◆ Task to complete
From the entries that follow, copy every line with the word "kCand".

*** Opening Exercise materials ***

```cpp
#include "common.hpp"

namespace dagr {
namespace {

struct LtPlan {
    hipblasLtMatmulDesc_t desc = nullptr;
    hipblasLtMatrixLayout_t a = nullptr, b = nullptr, c = nullptr, d = nullptr;
    hipblasLtMatmulAlgo_t algo;
    size_t workspace = 0;
};

hipblasLtHandle_t lt_handle() {
    static hipblasLtHandle_t h = [] {
        hipblasLtHandle_t hh = nullptr;
        if (hipblasLtCreate(&hh) != HIPBLAS_STATUS_SUCCESS) hh = nullptr;
        return hh;
    }();
    return h;
}

}
}

using namespace dagr;

extern "C" size_t dagr_gemm_epilogue_workspace_bytes(void) { return (size_t)64 << 20; }

extern "C" int dagr_gemm_epilogue(const float *A, int64_t M, int32_t K, int64_t lda, const float *Wt, int32_t N,
                                  const float *bias, const float *R, int64_t ldr, int32_t act, float *D, int64_t ldd,
                                  void *workspace, size_t workspace_bytes, void *stream) {
    DAGR_CHECK_ARG(M >= 0 && K >= 1 && N >= 1 && lda >= K && ldd >= N && (!R || ldr >= N) && (act == 0 || act == 1), "bad sizes");
    if (M == 0) return DAGR_OK;
    DAGR_CHECK_ARG(A && Wt && D, "NULL pointer");
    hipblasLtHandle_t h = lt_handle();
    if (!h) { set_error("dagr_gemm_epilogue: hipblasLtCreate failed"); return DAGR_ERR_HIP; }
    using Key = std::tuple<int64_t, int, int, int64_t, int64_t, int64_t, int, int, int>;
    static thread_local std::map<Key, LtPlan> plans;
    const Key key{M, K, N, lda, R ? ldr : -1, ldd, act, bias ? 1 : 0, R ? 1 : 0};
    auto it = plans.find(key);
    if (it == plans.end()) {
        LtPlan p;
#define LT_OK(expr)                                                                                        \
    do {                                                                                                   \
        if ((expr) != HIPBLAS_STATUS_SUCCESS) { set_error("dagr_gemm_epilogue: " #expr " failed"); return DAGR_ERR_HIP; } \
    } while (0)
        LT_OK(hipblasLtMatmulDescCreate(&p.desc, HIPBLAS_COMPUTE_32F, HIP_R_32F));
        const hipblasOperation_t op_n = HIPBLAS_OP_N;
        LT_OK(hipblasLtMatmulDescSetAttribute(p.desc, HIPBLASLT_MATMUL_DESC_TRANSA, &op_n, sizeof(op_n)));
        LT_OK(hipblasLtMatmulDescSetAttribute(p.desc, HIPBLASLT_MATMUL_DESC_TRANSB, &op_n, sizeof(op_n)));
        hipblasLtEpilogue_t epi = act ? (bias ? HIPBLASLT_EPILOGUE_RELU_BIAS : HIPBLASLT_EPILOGUE_RELU)
                                      : (bias ? HIPBLASLT_EPILOGUE_BIAS : HIPBLASLT_EPILOGUE_DEFAULT);
        LT_OK(hipblasLtMatmulDescSetAttribute(p.desc, HIPBLASLT_MATMUL_DESC_EPILOGUE, &epi, sizeof(epi)));
        if (bias) {
            const hipDataType bt = HIP_R_32F;
            LT_OK(hipblasLtMatmulDescSetAttribute(p.desc, HIPBLASLT_MATMUL_DESC_BIAS_DATA_TYPE, &bt, sizeof(bt)));
            LT_OK(hipblasLtMatmulDescSetAttribute(p.desc, HIPBLASLT_MATMUL_DESC_BIAS_POINTER, &bias, sizeof(bias)));
        }
        LT_OK(hipblasLtMatrixLayoutCreate(&p.a, HIP_R_32F, (uint64_t)N, (uint64_t)K, (int64_t)N));
        LT_OK(hipblasLtMatrixLayoutCreate(&p.b, HIP_R_32F, (uint64_t)K, (uint64_t)M, lda));
        LT_OK(hipblasLtMatrixLayoutCreate(&p.c, HIP_R_32F, (uint64_t)N, (uint64_t)M, R ? ldr : ldd));
        LT_OK(hipblasLtMatrixLayoutCreate(&p.d, HIP_R_32F, (uint64_t)N, (uint64_t)M, ldd));
        hipblasLtMatmulPreference_t pref = nullptr;
        LT_OK(hipblasLtMatmulPreferenceCreate(&pref));
        const uint64_t max_ws = workspace ? (uint64_t)workspace_bytes : 0;
        LT_OK(hipblasLtMatmulPreferenceSetAttribute(pref, HIPBLASLT_MATMUL_PREF_MAX_WORKSPACE_BYTES, &max_ws, sizeof(max_ws)));
        constexpr int kCand = 16;
        hipblasLtMatmulHeuristicResult_t res[kCand];
        int found = 0;
        const hipblasStatus_t st = hipblasLtMatmulAlgoGetHeuristic(h, p.desc, p.a, p.b, p.c, p.d, pref, kCand, res, &found);
        hipblasLtMatmulPreferenceDestroy(pref);
        if (st != HIPBLAS_STATUS_SUCCESS || found < 1) {
            set_error("dagr_gemm_epilogue: the library offers no kernel for this GEMM + epilogue");
            return DAGR_ERR_UNSUPPORTED;
        }
        int best = 0;
        hipStreamCaptureStatus cap = hipStreamCaptureStatusNone;
        (void)hipStreamIsCapturing((hipStream_t)stream, &cap);
        if (found > 1 && cap == hipStreamCaptureStatusNone) {
            hipEvent_t e0, e1;
            if (hipEventCreate(&e0) == hipSuccess && hipEventCreate(&e1) == hipSuccess) {
                const float alpha = 1.0f, beta = R ? 1.0f : 0.0f;
                float best_ms = 0.f;
                for (int c = 0; c < found; c++) {
                    if (res[c].workspaceSize > workspace_bytes) continue;
                    bool ok = true;
                    float ms = 0.f;
                    for (int rep = 0; rep < 3 && ok; rep++) {
                        if (rep == 1) (void)hipEventRecord(e0, (hipStream_t)stream);
                        ok = hipblasLtMatmul(h, p.desc, &alpha, Wt, p.a, A, p.b, &beta, R ? (const void *)R : (const void *)D,
                                             p.c, D, p.d, &res[c].algo, workspace, workspace_bytes,
                                             (hipStream_t)stream) == HIPBLAS_STATUS_SUCCESS;
                    }
                    (void)hipEventRecord(e1, (hipStream_t)stream);
                    if (hipEventSynchronize(e1) != hipSuccess || !ok) continue;
                    (void)hipEventElapsedTime(&ms, e0, e1);
                    if (best_ms == 0.f || ms < best_ms) { best_ms = ms; best = c; }
                }
                (void)hipEventDestroy(e0);
                (void)hipEventDestroy(e1);
            }
        }
        p.algo = res[best].algo;
        p.workspace = res[best].workspaceSize;
        it = plans.emplace(key, p).first;
#undef LT_OK
    }
    LtPlan &p = it->second;
    if (bias && hipblasLtMatmulDescSetAttribute(p.desc, HIPBLASLT_MATMUL_DESC_BIAS_POINTER, &bias, sizeof(bias)) !=
                    HIPBLAS_STATUS_SUCCESS) {
        set_error("dagr_gemm_epilogue: setting the bias pointer failed");
        return DAGR_ERR_HIP;
    }
    DAGR_CHECK_ARG(p.workspace <= workspace_bytes, "workspace too small for the selected kernel");
    const float alpha = 1.0f, beta = R ? 1.0f : 0.0f;
    const hipblasStatus_t st = hipblasLtMatmul(h, p.desc, &alpha, Wt, p.a, A, p.b, &beta, R ? (const void *)R : (const void *)D,
                                               p.c, D, p.d, &p.algo, workspace, workspace_bytes, (hipStream_t)stream);
    if (st != HIPBLAS_STATUS_SUCCESS) {
        set_error("dagr_gemm_epilogue: hipblasLtMatmul failed");
        return DAGR_ERR_HIP;
    }
    return DAGR_OK;
}
```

*** Closing Exercise materials ***

◆ Answer space
        constexpr int kCand = 16;
        hipblasLtMatmulHeuristicResult_t res[kCand];
        const hipblasStatus_t st = hipblasLtMatmulAlgoGetHeuristic(h, p.desc, p.a, p.b, p.c, p.d, pref, kCand, res, &found);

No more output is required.